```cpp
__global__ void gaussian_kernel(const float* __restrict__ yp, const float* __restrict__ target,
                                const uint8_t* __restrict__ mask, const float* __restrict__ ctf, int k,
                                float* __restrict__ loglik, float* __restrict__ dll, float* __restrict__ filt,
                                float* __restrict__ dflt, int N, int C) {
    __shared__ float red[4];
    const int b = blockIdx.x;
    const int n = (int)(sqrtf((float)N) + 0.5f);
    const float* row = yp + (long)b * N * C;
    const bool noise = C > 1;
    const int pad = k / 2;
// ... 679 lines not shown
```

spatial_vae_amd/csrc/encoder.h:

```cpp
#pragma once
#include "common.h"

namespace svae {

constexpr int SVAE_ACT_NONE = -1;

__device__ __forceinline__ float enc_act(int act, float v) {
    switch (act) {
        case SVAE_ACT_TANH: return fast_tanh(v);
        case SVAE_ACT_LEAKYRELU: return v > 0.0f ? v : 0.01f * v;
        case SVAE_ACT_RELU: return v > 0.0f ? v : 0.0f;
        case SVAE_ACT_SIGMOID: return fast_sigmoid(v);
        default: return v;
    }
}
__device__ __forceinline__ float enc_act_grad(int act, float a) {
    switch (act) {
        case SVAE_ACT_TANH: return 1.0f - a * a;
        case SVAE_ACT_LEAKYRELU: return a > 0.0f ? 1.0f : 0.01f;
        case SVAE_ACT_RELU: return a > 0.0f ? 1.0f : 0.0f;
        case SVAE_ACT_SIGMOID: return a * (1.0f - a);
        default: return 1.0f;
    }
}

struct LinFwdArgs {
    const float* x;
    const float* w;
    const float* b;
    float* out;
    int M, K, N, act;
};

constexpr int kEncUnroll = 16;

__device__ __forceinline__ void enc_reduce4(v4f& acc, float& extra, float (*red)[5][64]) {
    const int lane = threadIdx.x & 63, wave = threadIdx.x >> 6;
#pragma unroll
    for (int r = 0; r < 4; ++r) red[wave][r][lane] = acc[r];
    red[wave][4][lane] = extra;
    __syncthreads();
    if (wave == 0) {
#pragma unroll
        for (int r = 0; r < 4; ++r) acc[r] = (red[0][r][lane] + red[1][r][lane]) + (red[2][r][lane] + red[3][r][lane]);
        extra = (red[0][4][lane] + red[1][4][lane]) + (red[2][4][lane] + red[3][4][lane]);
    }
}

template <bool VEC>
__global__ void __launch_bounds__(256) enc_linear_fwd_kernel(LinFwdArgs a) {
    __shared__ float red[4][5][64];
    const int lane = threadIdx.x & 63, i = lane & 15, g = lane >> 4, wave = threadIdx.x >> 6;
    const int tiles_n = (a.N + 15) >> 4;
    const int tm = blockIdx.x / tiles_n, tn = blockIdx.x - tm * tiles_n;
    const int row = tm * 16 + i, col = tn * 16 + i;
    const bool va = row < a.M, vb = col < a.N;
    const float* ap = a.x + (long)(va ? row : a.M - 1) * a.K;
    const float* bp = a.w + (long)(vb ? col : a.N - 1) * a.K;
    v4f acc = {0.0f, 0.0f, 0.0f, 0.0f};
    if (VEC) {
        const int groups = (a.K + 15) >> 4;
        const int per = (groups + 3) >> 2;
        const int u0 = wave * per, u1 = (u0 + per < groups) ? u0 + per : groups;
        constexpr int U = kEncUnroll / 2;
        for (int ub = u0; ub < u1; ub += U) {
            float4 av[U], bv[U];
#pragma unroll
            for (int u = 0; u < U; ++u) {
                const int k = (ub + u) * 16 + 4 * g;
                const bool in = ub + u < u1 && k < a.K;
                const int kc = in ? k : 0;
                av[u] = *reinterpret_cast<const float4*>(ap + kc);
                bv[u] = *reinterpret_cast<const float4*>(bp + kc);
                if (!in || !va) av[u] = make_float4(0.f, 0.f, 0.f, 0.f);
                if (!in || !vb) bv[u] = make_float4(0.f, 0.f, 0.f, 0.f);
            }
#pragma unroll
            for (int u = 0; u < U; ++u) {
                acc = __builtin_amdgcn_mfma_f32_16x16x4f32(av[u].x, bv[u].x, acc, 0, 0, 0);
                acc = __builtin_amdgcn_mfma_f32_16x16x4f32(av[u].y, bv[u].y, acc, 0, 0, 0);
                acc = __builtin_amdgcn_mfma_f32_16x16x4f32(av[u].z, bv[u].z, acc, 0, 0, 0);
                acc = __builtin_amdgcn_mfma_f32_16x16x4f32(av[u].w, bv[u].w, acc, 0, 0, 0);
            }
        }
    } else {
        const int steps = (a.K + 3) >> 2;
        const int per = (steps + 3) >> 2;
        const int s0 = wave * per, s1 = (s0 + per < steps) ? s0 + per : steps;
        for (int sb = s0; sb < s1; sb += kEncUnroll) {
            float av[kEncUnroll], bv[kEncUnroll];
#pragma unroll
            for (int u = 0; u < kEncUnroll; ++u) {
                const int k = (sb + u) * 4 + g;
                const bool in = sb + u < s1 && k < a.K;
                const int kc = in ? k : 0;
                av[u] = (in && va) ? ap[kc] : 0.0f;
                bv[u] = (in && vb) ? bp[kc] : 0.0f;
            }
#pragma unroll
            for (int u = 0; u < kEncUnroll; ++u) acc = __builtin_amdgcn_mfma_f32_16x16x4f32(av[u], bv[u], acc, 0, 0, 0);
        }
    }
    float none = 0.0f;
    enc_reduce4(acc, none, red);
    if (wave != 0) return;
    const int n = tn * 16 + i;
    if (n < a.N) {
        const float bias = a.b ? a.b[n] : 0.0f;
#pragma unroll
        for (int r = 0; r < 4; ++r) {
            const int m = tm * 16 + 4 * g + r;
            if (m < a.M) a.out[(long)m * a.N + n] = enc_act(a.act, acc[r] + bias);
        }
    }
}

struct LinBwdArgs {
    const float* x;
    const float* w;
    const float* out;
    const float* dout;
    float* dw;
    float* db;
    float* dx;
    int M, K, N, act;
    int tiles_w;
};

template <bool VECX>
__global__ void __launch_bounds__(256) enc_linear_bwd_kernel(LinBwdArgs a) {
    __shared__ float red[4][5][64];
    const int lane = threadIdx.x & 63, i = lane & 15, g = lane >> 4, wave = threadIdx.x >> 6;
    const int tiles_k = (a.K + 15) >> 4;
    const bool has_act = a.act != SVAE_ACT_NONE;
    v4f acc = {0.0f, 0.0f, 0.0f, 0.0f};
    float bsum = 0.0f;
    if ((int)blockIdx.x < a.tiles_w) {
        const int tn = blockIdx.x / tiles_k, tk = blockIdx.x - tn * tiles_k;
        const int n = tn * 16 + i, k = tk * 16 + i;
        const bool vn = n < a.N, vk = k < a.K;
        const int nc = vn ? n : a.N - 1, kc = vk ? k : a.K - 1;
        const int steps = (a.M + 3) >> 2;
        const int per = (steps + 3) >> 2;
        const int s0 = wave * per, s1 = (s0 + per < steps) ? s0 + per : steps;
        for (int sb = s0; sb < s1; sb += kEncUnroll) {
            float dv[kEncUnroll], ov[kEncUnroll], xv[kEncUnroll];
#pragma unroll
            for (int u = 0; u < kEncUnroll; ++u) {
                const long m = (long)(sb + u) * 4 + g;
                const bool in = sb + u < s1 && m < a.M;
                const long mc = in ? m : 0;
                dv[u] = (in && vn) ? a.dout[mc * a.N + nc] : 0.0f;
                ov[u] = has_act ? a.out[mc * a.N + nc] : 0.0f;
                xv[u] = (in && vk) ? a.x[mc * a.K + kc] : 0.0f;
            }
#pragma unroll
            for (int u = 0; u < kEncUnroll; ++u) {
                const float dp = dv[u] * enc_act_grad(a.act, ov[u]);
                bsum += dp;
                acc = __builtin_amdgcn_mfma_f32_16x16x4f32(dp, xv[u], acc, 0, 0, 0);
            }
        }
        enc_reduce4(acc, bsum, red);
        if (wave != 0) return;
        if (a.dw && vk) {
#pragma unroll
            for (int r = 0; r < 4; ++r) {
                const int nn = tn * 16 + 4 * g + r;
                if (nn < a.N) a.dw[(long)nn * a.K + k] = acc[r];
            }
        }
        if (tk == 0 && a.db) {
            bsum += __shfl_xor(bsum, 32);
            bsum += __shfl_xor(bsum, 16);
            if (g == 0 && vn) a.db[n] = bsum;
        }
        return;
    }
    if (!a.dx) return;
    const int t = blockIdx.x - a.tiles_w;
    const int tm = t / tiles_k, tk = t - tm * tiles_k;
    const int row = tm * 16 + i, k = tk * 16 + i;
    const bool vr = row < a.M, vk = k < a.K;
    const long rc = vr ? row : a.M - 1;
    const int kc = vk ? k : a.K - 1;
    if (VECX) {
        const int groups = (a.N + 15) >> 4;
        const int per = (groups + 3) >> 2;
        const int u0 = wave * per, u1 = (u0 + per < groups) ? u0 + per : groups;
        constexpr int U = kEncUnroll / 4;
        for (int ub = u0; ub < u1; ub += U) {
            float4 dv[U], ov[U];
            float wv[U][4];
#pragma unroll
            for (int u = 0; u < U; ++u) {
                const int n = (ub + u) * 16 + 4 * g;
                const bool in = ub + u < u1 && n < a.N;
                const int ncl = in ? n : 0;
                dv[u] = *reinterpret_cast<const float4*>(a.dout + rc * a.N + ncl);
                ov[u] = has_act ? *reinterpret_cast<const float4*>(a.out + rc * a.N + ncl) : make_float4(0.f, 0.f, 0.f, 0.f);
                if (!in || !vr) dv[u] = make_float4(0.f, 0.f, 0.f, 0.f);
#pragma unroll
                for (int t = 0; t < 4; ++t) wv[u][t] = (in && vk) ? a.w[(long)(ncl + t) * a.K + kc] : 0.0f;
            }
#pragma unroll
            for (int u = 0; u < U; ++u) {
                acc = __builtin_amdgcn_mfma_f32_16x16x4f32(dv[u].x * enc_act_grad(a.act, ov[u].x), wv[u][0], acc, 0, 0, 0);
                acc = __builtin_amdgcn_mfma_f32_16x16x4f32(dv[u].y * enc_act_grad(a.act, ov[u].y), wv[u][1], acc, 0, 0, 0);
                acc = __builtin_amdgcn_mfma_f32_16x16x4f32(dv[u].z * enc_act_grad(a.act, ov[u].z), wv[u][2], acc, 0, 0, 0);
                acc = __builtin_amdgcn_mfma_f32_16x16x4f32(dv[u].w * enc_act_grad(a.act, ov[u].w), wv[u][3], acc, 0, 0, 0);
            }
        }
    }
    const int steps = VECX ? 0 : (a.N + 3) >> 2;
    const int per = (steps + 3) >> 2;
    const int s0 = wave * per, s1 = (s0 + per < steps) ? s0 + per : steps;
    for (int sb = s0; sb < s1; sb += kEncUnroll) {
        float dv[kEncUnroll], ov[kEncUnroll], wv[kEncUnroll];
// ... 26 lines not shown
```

____

The answer is a bare number: how many lines of the records contain the string "case"?

8